Given records Block Start

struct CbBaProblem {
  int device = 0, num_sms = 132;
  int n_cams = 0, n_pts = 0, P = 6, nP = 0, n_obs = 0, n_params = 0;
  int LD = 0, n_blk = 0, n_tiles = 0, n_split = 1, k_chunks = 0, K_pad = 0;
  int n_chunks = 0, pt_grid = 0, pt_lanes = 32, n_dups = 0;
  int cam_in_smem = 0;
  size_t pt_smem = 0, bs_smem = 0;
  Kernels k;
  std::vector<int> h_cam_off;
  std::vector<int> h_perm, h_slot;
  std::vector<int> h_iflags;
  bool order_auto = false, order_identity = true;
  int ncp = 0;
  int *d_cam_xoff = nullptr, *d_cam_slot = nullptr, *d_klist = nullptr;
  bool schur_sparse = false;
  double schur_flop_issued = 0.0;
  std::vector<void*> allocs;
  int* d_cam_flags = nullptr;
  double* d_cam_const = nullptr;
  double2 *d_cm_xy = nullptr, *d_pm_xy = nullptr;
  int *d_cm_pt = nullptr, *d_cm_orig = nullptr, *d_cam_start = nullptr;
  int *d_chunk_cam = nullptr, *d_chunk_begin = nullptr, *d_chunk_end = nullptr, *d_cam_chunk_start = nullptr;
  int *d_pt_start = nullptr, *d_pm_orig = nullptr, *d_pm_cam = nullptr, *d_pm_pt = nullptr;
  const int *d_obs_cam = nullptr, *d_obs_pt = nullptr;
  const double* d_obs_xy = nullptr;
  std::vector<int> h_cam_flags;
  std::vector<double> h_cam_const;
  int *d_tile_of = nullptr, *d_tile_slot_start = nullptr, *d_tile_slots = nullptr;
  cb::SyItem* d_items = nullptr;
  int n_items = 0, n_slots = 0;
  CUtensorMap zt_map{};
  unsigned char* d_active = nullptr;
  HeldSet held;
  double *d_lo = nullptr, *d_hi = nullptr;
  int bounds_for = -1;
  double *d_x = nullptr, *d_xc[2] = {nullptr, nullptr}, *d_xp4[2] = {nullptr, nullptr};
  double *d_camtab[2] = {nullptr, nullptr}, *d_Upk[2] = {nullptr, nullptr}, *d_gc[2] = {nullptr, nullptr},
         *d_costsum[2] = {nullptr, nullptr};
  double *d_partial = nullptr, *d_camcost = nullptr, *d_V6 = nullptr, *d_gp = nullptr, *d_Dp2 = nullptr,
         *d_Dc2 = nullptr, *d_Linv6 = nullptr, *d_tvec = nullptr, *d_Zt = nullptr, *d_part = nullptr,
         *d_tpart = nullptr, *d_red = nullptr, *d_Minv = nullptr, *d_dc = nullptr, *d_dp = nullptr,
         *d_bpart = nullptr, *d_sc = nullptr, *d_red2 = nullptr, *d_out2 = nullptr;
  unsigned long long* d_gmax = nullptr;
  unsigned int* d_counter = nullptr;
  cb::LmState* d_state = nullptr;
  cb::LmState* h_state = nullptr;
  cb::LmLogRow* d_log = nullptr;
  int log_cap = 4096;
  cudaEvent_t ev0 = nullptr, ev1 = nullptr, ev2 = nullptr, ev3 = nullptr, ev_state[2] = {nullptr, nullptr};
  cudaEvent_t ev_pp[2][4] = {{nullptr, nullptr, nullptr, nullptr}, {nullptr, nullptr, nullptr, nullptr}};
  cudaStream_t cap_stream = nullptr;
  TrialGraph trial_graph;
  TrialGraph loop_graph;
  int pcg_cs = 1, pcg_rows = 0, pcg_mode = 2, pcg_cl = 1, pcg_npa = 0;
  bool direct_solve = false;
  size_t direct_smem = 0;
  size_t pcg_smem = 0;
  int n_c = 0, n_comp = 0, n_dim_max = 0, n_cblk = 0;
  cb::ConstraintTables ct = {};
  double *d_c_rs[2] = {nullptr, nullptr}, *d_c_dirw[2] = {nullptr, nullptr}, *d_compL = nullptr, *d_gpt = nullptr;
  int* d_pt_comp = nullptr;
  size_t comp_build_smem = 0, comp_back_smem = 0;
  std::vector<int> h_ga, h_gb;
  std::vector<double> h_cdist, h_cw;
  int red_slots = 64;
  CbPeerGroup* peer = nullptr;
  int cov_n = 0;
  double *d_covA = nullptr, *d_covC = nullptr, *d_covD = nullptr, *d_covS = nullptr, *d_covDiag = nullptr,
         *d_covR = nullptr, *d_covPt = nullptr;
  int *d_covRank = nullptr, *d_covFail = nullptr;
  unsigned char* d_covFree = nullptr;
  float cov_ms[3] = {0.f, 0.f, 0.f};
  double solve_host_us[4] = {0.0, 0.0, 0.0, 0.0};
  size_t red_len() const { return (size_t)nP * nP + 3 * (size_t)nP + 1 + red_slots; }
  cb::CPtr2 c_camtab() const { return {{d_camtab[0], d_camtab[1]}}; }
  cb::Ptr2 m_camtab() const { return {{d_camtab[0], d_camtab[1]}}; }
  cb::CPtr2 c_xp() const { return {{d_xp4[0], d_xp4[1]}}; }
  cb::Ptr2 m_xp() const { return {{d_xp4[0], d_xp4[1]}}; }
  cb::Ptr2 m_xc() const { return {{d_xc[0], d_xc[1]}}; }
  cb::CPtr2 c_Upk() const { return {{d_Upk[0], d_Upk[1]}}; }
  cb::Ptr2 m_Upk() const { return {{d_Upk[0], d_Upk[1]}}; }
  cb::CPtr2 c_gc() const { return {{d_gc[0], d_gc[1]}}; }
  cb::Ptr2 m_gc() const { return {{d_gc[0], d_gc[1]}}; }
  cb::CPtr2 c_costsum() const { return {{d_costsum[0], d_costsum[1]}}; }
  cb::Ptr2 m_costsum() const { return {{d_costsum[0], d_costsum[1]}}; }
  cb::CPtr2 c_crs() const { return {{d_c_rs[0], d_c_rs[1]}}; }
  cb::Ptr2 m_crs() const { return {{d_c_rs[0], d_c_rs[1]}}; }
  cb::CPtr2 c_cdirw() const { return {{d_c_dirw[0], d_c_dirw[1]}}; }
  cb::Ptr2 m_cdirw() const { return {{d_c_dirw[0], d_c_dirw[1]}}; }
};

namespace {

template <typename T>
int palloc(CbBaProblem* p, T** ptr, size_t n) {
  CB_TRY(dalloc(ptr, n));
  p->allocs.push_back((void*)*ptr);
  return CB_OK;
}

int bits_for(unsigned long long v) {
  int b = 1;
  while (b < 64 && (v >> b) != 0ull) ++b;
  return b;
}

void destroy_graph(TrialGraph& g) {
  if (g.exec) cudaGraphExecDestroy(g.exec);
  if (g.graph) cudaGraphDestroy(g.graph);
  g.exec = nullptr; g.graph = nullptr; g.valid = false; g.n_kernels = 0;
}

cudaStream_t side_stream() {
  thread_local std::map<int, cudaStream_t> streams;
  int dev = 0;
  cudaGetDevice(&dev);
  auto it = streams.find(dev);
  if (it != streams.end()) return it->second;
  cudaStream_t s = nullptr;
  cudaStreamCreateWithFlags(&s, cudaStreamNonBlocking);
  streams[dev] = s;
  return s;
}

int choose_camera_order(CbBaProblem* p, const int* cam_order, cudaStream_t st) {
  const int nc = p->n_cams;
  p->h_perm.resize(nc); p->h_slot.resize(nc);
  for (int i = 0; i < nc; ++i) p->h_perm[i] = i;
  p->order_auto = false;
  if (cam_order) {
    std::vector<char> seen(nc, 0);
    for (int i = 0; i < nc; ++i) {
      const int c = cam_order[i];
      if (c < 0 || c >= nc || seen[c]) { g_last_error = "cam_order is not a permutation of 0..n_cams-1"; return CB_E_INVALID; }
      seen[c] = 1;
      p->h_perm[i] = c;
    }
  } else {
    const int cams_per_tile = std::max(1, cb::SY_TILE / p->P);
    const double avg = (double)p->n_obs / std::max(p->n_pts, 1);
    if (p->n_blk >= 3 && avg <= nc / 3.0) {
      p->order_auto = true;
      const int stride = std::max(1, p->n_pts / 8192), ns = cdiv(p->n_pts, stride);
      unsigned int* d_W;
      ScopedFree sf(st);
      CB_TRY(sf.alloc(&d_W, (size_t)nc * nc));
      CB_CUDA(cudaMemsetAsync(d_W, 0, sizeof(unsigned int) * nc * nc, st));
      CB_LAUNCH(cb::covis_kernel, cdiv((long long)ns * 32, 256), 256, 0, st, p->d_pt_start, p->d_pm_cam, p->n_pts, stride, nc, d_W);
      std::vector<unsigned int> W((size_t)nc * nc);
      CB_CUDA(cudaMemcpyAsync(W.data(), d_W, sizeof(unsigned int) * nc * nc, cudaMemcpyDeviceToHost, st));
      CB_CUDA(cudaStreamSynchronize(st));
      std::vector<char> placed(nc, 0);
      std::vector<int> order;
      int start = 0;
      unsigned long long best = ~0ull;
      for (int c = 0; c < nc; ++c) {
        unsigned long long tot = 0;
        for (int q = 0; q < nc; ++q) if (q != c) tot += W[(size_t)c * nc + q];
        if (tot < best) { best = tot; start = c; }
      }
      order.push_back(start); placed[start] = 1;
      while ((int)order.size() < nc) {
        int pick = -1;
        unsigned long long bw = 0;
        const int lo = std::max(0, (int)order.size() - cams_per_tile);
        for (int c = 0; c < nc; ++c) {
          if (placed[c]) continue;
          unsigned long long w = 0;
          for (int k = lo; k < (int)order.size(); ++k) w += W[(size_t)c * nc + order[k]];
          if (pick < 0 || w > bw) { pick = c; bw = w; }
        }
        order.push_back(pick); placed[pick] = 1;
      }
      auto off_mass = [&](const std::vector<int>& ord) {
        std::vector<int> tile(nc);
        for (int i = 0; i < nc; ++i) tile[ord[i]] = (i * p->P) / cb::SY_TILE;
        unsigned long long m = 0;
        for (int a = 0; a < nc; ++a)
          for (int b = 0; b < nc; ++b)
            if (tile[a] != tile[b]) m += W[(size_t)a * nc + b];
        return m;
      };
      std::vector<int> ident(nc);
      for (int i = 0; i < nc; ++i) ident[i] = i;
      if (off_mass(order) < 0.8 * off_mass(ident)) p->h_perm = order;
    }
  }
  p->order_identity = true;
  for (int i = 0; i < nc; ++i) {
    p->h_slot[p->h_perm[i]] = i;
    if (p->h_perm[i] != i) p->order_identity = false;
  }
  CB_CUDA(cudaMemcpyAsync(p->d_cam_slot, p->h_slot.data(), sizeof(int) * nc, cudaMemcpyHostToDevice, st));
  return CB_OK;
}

Given records Block End
Given records Block Start

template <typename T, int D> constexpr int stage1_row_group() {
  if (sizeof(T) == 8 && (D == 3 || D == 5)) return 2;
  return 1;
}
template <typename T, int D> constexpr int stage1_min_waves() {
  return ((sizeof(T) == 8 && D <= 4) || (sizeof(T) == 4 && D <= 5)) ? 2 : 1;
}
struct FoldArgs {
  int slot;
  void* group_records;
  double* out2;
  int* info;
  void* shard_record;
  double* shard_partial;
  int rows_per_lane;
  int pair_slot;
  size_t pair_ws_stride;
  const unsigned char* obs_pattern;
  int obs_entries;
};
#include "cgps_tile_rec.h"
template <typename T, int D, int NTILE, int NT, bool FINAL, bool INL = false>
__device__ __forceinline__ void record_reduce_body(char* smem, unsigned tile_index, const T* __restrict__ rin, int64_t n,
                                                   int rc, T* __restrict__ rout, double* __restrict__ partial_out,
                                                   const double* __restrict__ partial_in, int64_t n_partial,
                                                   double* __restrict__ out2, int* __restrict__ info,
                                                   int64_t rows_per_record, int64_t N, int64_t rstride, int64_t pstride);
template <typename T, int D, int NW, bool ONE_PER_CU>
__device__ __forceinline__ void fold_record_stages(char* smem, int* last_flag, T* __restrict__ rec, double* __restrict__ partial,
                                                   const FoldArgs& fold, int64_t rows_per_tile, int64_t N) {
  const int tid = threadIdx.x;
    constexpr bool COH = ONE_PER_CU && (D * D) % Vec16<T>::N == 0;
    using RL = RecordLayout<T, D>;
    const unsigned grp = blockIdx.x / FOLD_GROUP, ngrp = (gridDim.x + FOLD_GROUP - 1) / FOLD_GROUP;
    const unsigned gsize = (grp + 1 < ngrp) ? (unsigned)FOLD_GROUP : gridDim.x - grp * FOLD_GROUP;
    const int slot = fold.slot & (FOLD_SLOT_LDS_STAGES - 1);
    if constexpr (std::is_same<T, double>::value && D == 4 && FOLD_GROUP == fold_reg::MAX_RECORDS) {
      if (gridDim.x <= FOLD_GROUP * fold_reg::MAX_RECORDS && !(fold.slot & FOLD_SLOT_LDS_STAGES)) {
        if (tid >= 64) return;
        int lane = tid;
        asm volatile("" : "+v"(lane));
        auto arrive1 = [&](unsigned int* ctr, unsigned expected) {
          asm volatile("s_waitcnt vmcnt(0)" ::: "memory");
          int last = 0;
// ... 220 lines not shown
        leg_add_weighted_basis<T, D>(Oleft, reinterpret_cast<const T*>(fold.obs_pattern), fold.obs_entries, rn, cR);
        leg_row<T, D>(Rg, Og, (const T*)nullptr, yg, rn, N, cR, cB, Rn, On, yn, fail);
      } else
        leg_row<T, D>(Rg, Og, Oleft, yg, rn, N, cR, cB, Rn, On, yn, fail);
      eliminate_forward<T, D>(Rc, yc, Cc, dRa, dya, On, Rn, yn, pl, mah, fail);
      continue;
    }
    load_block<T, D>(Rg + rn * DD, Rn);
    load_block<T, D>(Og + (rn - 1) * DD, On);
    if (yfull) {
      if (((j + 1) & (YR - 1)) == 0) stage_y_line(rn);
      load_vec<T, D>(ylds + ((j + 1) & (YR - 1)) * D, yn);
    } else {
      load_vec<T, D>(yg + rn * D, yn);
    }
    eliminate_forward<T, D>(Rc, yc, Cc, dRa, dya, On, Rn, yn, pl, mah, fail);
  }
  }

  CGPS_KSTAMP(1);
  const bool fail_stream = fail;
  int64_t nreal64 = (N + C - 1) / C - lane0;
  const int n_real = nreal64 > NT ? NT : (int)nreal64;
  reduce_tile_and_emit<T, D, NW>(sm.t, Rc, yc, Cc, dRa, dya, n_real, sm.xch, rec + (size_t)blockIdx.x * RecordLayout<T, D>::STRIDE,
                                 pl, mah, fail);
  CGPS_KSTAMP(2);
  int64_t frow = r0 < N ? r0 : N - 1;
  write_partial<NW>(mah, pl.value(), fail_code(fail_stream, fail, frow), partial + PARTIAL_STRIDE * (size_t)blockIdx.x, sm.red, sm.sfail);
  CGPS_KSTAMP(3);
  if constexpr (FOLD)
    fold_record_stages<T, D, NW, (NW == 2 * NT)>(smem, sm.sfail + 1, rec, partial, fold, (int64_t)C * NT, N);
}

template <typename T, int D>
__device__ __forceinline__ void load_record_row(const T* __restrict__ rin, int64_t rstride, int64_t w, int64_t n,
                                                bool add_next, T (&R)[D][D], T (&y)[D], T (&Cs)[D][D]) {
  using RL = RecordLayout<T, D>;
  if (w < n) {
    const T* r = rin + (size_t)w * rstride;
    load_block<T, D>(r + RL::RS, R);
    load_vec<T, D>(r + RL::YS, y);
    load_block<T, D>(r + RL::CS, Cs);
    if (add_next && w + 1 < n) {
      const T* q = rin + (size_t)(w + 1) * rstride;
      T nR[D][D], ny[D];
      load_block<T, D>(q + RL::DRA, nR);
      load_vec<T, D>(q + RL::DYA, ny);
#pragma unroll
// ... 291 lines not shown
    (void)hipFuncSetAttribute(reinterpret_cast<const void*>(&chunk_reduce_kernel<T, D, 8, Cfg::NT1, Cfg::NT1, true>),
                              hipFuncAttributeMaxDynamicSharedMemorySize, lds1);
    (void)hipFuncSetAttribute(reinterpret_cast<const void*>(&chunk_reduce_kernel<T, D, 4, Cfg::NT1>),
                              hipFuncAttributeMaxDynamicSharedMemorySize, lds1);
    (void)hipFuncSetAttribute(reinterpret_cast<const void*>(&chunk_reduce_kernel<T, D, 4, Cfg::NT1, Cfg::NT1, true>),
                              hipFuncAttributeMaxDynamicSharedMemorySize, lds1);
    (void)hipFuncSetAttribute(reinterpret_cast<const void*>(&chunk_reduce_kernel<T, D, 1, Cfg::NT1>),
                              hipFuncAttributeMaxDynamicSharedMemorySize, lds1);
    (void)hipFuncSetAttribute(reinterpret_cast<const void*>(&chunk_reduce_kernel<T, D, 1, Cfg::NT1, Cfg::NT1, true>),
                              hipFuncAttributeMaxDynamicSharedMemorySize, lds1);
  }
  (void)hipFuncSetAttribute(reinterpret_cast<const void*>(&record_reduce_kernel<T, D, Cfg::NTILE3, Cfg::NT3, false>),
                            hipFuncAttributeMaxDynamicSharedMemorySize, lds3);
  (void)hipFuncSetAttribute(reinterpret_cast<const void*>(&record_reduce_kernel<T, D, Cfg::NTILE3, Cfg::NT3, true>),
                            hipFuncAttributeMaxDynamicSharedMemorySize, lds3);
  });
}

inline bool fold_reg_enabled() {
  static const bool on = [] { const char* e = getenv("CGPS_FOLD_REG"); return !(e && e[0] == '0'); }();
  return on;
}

Given records Block End

**Problem description:** Your answer should consist only of the lines above between the line holding "void* group_records;" and the line holding "record_reduce_body(char* smem, unsigned", inclusive, each transcribed exactly.

**Task answer:**
  void* group_records;
  double* out2;
  int* info;
  void* shard_record;
  double* shard_partial;
  int rows_per_lane;
  int pair_slot;
  size_t pair_ws_stride;
  const unsigned char* obs_pattern;
  int obs_entries;
};
#include "cgps_tile_rec.h"
template <typename T, int D, int NTILE, int NT, bool FINAL, bool INL = false>
__device__ __forceinline__ void record_reduce_body(char* smem, unsigned tile_index, const T* __restrict__ rin, int64_t n,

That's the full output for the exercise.